Wednesday 1 September 2010

Tough on crime, or just plain stupid?

There are some things in the world which you challenge at your peril, for doing so makes you a 'soft lefty liberal' who will bring the country to destruction. Two spring to mind, drugs and prisons. The policies in both those areas can only be described as stupid, yet they're immune to attack because anyone who would dare suggest an alternative would automatically be seen as somewhere beneath rapists in the eyes of Daily Mail readers.

With drugs the problem is that prohibition doesn't work, with prison's the problem is that they often harden offenders rather than rehabilitate them.

Behind bars means out of trouble, but what about when released?

If someone was creating a health service from scratch based on our current prison set-up it would look a little like this.

+ve - Takes people off the streets in order to protect the public.
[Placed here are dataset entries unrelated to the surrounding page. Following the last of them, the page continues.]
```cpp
#include "engine_internal.h"
#include "kernels.h"
// ... 691 lines not shown
      pu.into_col0 = col0;
      pu.into_c0 = c0;
      pu.into_cap_hint = c0 > 0 ? (long long)((double)col0 / c0 * C * 1.1) : 0;
      const PostSpec* sp[1] = {&ps};
      UniqueSet* up[1] = {&pu};
      const hipStream_t main = cx->stream;
      cx->stream = s.piece_stream;
      const int rc = build_unique_sets(cx, sp, up, 1);
      cx->stream = main;
      pu.into = nullptr;
      RCHK(rc);
      HCHK(handoff_spin(cx, s.piece_stream));
      HCHK(hipEventRecord(s.piece_ev[j], s.piece_stream));
      HCHK(handoff_wait(cx, st, s.piece_ev[j]));
      for (int c = c0; c < c1; ++c) ucl_off_h[c + 1] = col0 + pu.ucl_off_h[c - c0 + 1];
      const long long nc = pu.ucl_off_h[c1 - c0];
      if (j == jlast) RCHK(upload(cx, u.ucl_off, ucl_off_h.data(), sizeof(long long) * (C + 1)));
      const long long est = std::max<long long>(col0 + nc, (long long)((double)(col0 + nc) / c1 * C * 1.1));
      RCHK(setup_tables(plan0, est, j > 0));
      RCHK(launch_tables_range(plan0, c0, c1, col0, pu.ucl_off.as<long long>(), pu.ucl_off_h, j == jlast, pu));
      if (modes_pieces) {
        HCHK(launch_modes(u.uci.as<int>() + (size_t)N * c0, N, N, c1 - c0, pu.ucl_off.as<long long>(),
                          cx->maxi.as<int>() + col0, cx->mag.as<double>(), s.modes + (size_t)N * c0, 1, N, st));
        const size_t bytes = sizeof(double) * (size_t)N * (c1 - c0);
        RCHK(dnl_push(cx, st, s.modes_host + (size_t)N * c0, bytes, s.modes + (size_t)N * c0, bytes, bytes, 1));
      }
      col0 += nc;
    }
    ta.ucl_off = u.ucl_off.as<long long>();
    tables_done = make_plan(col0) == plan0;
  }
  const long long ncols = ucl_off_h[C];
  const Plan plan = make_plan(ncols);
  const bool fast = plan.fast, fused = plan.fused, stretch_skip = plan.stretch_skip;
  bool tpath = plan.tpath;
  ta.ncols = ncols;
  if (!tables_done) {
    if (plan.tpath && !plan0.tpath) {
      HCHK(cx->qflags.ensure(sizeof(int) * 40));
      HCHK(hipMemsetAsync(cx->qflags.p, 0, sizeof(int) * 40, st));
    }
    if (plan.fused) {
      HCHK(cx->base_col.ensure(sizeof(int) * std::max(1, C)));
      HCHK(cx->zcol.ensure(sizeof(int) * std::max(1, C)));
    }
    RCHK(setup_tables(plan, ncols, false));
    ta.ncols = ncols;
    RCHK(launch_tables_range(plan, 0, C, 0, u.ucl_off.as<long long>(), ucl_off_h, true, cx->task_us));
  }
  std::vector<int> draws;
  std::vector<double> W;
  int ndraw = 0, maxw = 0;
  const int nsets = (int)s.seeds.size();
  const int qstride = (int)round_up(std::max(Cmax, 1), 64) + 64;
  int nb = fast ? boot2_nb(s.nboot) : 16;
  if (fast) {
    const int v = cx->opt_boot_nb;
    if (v >= 4 && v <= 32 && v % 4 == 0) nb = v;
  }
  const int Bp = (int)round_up(std::max(s.nboot, 1), nb);
  const int Bt = (int)round_up(Bp, 32) + 128;
  auto rest_fn = [=, &s, &u]() mutable -> int {
  if (want_modes && s.modes && s.modes_early && !modes_pieces) {
    HCHK(launch_modes(u.uci.as<int>(), N, N, C, u.ucl_off.as<long long>(), cx->maxi.as<int>(),
                      cx->mag.as<double>(), s.modes, 1, N, st));
    if (s.modes_host) {
      const size_t bytes = sizeof(double) * (size_t)N * C;
      RCHK(dnl_push(cx, st, s.modes_host, bytes, s.modes, bytes, bytes, 1));
    } else {
      if (!cx->modes_ev) HCHK(hipEventCreateWithFlags(&cx->modes_ev, hipEventDisableTiming));
      HCHK(handoff_spin(cx, st));
      HCHK(hipEventRecord(cx->modes_ev, st));
    }
  }
  bool jp_sent = false;
  const bool dev_mult = fused && C <= kMultMaxCells;
  if (fused && s.nboot > 0) {
    if (dev_mult) {
      make_draws(s, Bp, draws, W, ndraw, &maxw, false);
    } else {
      make_draws(s, Bp, draws, W, ndraw);
      maxw = 0;
      for (double w : W) maxw = std::max(maxw, (int)w);
    }
    tpath = tpath && maxw <= std::min(127, cx->opt_tile_max_mult);
  }
  if (!s.batch_call && s.ensemble) {
    HCHK(cx->E.ensure(sizeof(double) * std::max<long long>(1, ncols) * GS));
    HCHK(launch_ensemble_cols(cx->T.as<double>(), ncols, G, GS, cx->E.as<double>(), st));
    NoBootArgs na{cx->E.as<double>(), G, GS, u.ucl_off.as<long long>(), u.uci.as<int>(), N, C, N, 1,
                  s.jp, s.jp_g, s.jp_k};
    HCHK(launch_noboot(na, st));
  } else if (s.nboot == 0 && !s.batch_call) {
    NoBootArgs na{cx->T.as<double>(), G, GS, u.ucl_off.as<long long>(), u.uci.as<int>(), N, C, N, 0,
                  s.jp, s.jp_g, s.jp_k};
    HCHK(launch_noboot(na, st));
  } else if (s.nboot == 0) {
    HCHK(hipMemsetAsync(s.jp, 0, sizeof(double) * (size_t)N * G, st));
  } else {
    if (!fused) make_draws(s, Bp, draws, W, ndraw);
    hipStream_t sa = st;
    if (fused) {
      if (!cx->aux_stream) HCHK(hipStreamCreateWithFlags(&cx->aux_stream, hipStreamNonBlocking));
      if (!cx->aux_ev) HCHK(hipEventCreateWithFlags(&cx->aux_ev, hipEventDisableTiming));
      sa = cx->aux_stream;
      HCHK(handoff_wait(cx, sa, cx->p1_ev));
// ... 1938 lines not shown
```

scde_amd/csrc/kernels.h:

```cpp
#pragma once

#ifndef SCDE_BOOT_WPE
#define SCDE_BOOT_WPE 8
#endif
#ifndef SCDE_BOOT_ASMLD
#define SCDE_BOOT_ASMLD 1
#endif
#ifndef SCDE_TAB_WPE
#define SCDE_TAB_WPE 4
#endif
#ifndef SCDE_BOOT_EB
#define SCDE_BOOT_EB 4
#endif
#ifndef SCDE_BOOT_DIAG
#define SCDE_BOOT_DIAG 0
#endif
#ifndef SCDE_RATIO_WPE
#define SCDE_RATIO_WPE 1
#endif
#ifndef SCDE_RATIO_DIAG
#define SCDE_RATIO_DIAG 0
#endif
#ifndef SCDE_WPCA_BLOCK
#define SCDE_WPCA_BLOCK 512
// ... 133 lines not shown
  const long long* ucl_off;
  const int* uci;
  long long ld_uci;
  double norm_mult;
  const int* degen;
  double* out;
  long long out_g, out_k;
  int ngenes;
  int g_lo = 0, g_hi = -1;
};

struct NoBootArgs {
  const double* T;
  int G, GS;
  const long long* ucl_off;
  const int* uci;
  long long ld_uci;
  int ncells, ngenes;
  int ensemble;
  double* out;
  long long out_g, out_k;
};

struct RatioArgs {
  const double* jp1;
  long long j1g, j1k;
  const double* jp2;
  long long j2g, j2k;
  const double* prior_y;
  int n, ngenes;
  int normalize;
  const double* xin;
  long long xg, xo;
  double* ratio;
  long long rg, ro;
  const double* diffv;
  int zi;
  double* res;
  long long res_ld;
};

hipError_t launch_cell_prep(const double* models, int ncells, int G, int GS, const double* mag, int lt, int sq,
                            double* mu, double* lcfp, double* lcfpr, double* theta, double* cellscal,
                            double* pq, hipStream_t s, double* cfp = nullptr);
hipError_t launch_col_consts(const int* ucl, const long long* ucl_off, long long ncols, int ncells,
                             const double* theta, int GS, const double* cellscal, double* colc, hipStream_t s);
hipError_t launch_tables(const TablesArgs& a, hipStream_t s);
hipError_t launch_stretch_zu(const double* U, const int* base_col, int ncells, const double* Wt, int Bp, int nsets,
                             double* ZU, hipStream_t s, int gsets = 0, int gsplit = 0);
hipError_t launch_base_cols(const int* ucl, const long long* ucl_off, int ncells, const unsigned char* has_clamp,
                            int use_baseline, int* base_col, hipStream_t s);
hipError_t launch_widen16(const unsigned short* in, int* out, size_t n, hipStream_t s);
hipError_t launch_patch32(const int2* exc, size_t n, int* out, hipStream_t s);
hipError_t launch_ell(const int* uci, long long ld_uci, int ngenes, int ncells, const long long* ucl_off,
                      const int* base_col, int stride, int pad_col, int padto, int2* ent, int* nnz, hipStream_t s,
                      int cell_off, const int* ucl = nullptr, unsigned* key = nullptr, int* idx = nullptr,
                      int kg0 = 0, int kgn = 0, int kch = 1, int desc = 0);
hipError_t launch_baseline_z(const double* T, int G, int GS, const int* base_col, int ncells, const double* Wt,
                             int Bp, int nsets, double* Z, hipStream_t s, int gsets = 0, int gsplit = 0);
constexpr int kMultMaxCells = 16384;
hipError_t launch_mult(const int* draws, int nsets, int nboot, int ndraw, int ncells, int Bp, double* Wt, int Bt,
                       unsigned char* W8, int nb, int P, unsigned char* W8p, int SG, int NGR, unsigned char* W8g,
                       hipStream_t s);
hipError_t launch_spin(hipStream_t s, long long cycles);
hipError_t launch_boot(const BootArgs& a, hipStream_t s);
hipError_t launch_boot_exact(const ExactArgs& a, hipStream_t s);
int boot2_nb(int nboot);
hipError_t launch_boot2(const Boot2Args& a, hipStream_t s);
hipError_t launch_delta(const double* T, const long long* ucl_off, int ncells, long long ncols, const int* base_col,
                        int G, int GS, double* D, hipStream_t s);
hipError_t launch_noboot(const NoBootArgs& a, hipStream_t s);
hipError_t launch_ensemble_cols(const double* T, long long ncols, int G, int GS, double* E, hipStream_t s);
hipError_t launch_modes(const int* uci, long long ld_uci, int ngenes, int ncells, const long long* ucl_off,
                        const int* maxi, const double* mag, double* modes, long long mg, long long mc,
                        hipStream_t s);
hipError_t launch_post(const int* uci, long long ld_uci, int ngenes, int c, const long long* ucl_off,
                       const double* T, int G, int GS, double* post, long long pg, long long pk, hipStream_t s);
hipError_t launch_cell_minmax(const int* counts, long long ld, long long g0, int ngenes, int ncells,
                              const int* cellidx, int* cmax, int* cmin, hipStream_t s);
hipError_t launch_mark(const int* counts, long long ld, long long g0, int ngenes, int ncells, const int* cellidx,
                       const long long* woff, unsigned long long* bits, hipStream_t s,
                       int* flags = nullptr);
hipError_t launch_rank(const unsigned long long* bits, const long long* woff, int ncells, int* rank, int* nuniq,
                       hipStream_t s,
                       const int* flags_in = nullptr, int* flags_out = nullptr);
hipError_t launch_fill_ucl(const unsigned long long* bits, const long long* woff, int ncells, const int* rank,
                           const long long* ucl_off, int* ucl, hipStream_t s);
hipError_t launch_uci(const int* counts, long long ld, long long g0, int ngenes, int ncells, const int* cellidx,
                      const long long* woff, const unsigned long long* bits, const int* rank, int* uci,
                      hipStream_t s);
hipError_t launch_colmajor_to_rows(const double* src, int nrows, int ncols, int GS, double* dst, hipStream_t s);
hipError_t launch_bh_cz(const double* z, int n, double* cz, void* work, size_t* work_bytes, hipStream_t s);

hipError_t launch_prior_stats(const int* counts, long long ld, int N, int C, const double* cellp, int sq,
                              double* vout, int* occ, double* partials, int nb, double* out, hipStream_t s);
long long prior_items(int N, int C);
int prior_blocks(int N, int C, int cap);
int prior_grid_n(int L);
hipError_t launch_prior_bin(const int* counts, long long ld, int N, int C, const double* cellp, int sq,
                            const int* occ, double wsum, double max_value, double bw, int L,
                            unsigned long long* hist, int nb, hipStream_t s);
hipError_t launch_prior_tail(double tot_mass, double max_value, double bw, int L, double pc,
                             const unsigned long long* hist, double* work, double* out, hipStream_t s);
hipError_t launch_sort_doubles(const double* in, double* out, long long n, void* work, size_t* work_bytes,
                               hipStream_t s);
hipError_t launch_ratio_summary(const RatioArgs& a, hipStream_t s);
// ... 172 lines not shown
```

scde_amd/csrc/kernels.hip:

```cpp
#include <hip/hip_runtime.h>
#include <algorithm>
#include <cmath>
#include <cstdint>
#include <utility>

#include "device_math.h"
#include "kernels.h"
#include "wave_ops.h"

namespace scde {
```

-ve - Huddles all the sick together in one place to catch each other's disease. Based on the fact that at the moment we are sending offenders with minor offences into the prison system where they quickly learn the tricks of the trade from 'harder' inmates and often end up in prison gangs.

-ve - Rather than treating the illness they are instead left to fester, whilst their frustration at being locked up makes their illness far worse than it was. Rehabilitation in the prison system is shoddy at best, despite the fact that 82% of prisoners can't read and write to the standard of an 11-year old. Many of our prisoners are illiterate, addicted or insane, yet they receive a pitiful amount of support. This isn't about their 'human rights', its about the fact that you can't expect these people to stop committing crime when they're released if they can't read and write, how would they fit back into society?

-ve - After an arbitrary period of time, throw the patients back onto the streets, free to spread their infection around the community once again as they haven't been cured from the previous illness. A year after release 47% of prisoners re-offended, rising to 73% in young men. We aren't helping solve crime, we're just hardening criminals who might have been able to change their ways previously. In Denmark, the figure is 27%, we'll get round to how later.

So, clearly, prison doesn't work. We're pumping money into a system which is fundamentally broken. Labour may have lowered crime rates, but to hark back to what Tony Blair said in 1997, we tackled crime, but we completely forgot to solve the causes of crime.

So what's the alternative?

Simply put, tackle the problems that make the offenders turn to crime, rather than mindlessly locking them up for it. Now I can hear the cries of outrage already, 'Why should we help these criminals, these rapists and drug dealers, why should they be helped at all?'. Because, if you don't want them reverting to old tricks when they get out, you have to. About 70% of prisoners have 2 or more diagnosable mental illnesses, and 10% are severely mentally ill. Locking them up will do nothing to help them, and will do far more damage to people who really need help.


Of course there is still a place in society for jail for violent offenders and people who pose a serious risk to the public, but they don't make up the bulk of our prison population. For the vast majority the alternative is far cheaper and far more effective. Give them a long community service sentence at the same time as attending education classes or drug/mental health treatment as necessary. Fight the real causes of their criminality, rather than just hiding it behind bars.

There will be those yelling at the computer that I'm just a namby pamby liberal who would let paedophile's (they're always the criminal chosen for shock and awe tactics) roam the streets. I'm too soft you may say. Call it soft, call it liberal, whatever you call it, there's no denying it works better than what we do at the moment.

You might get some kind of pleasure from knowing that a criminal is behind bars, but I bet that sense of pleasure soon disappears when you're the one who is attacked by a reoffender.

I'd rather have a prison system that works, not one that just makes people think its working. Given community service and treatment people are 50% less likely to re-offend than those who go to prison, that's a system that works.


Who was the last person to halve prison numbers? A young, namby-pamby, soft liberal type no doubt? Actually, his name was Winston Churchill, and crime fell as a result.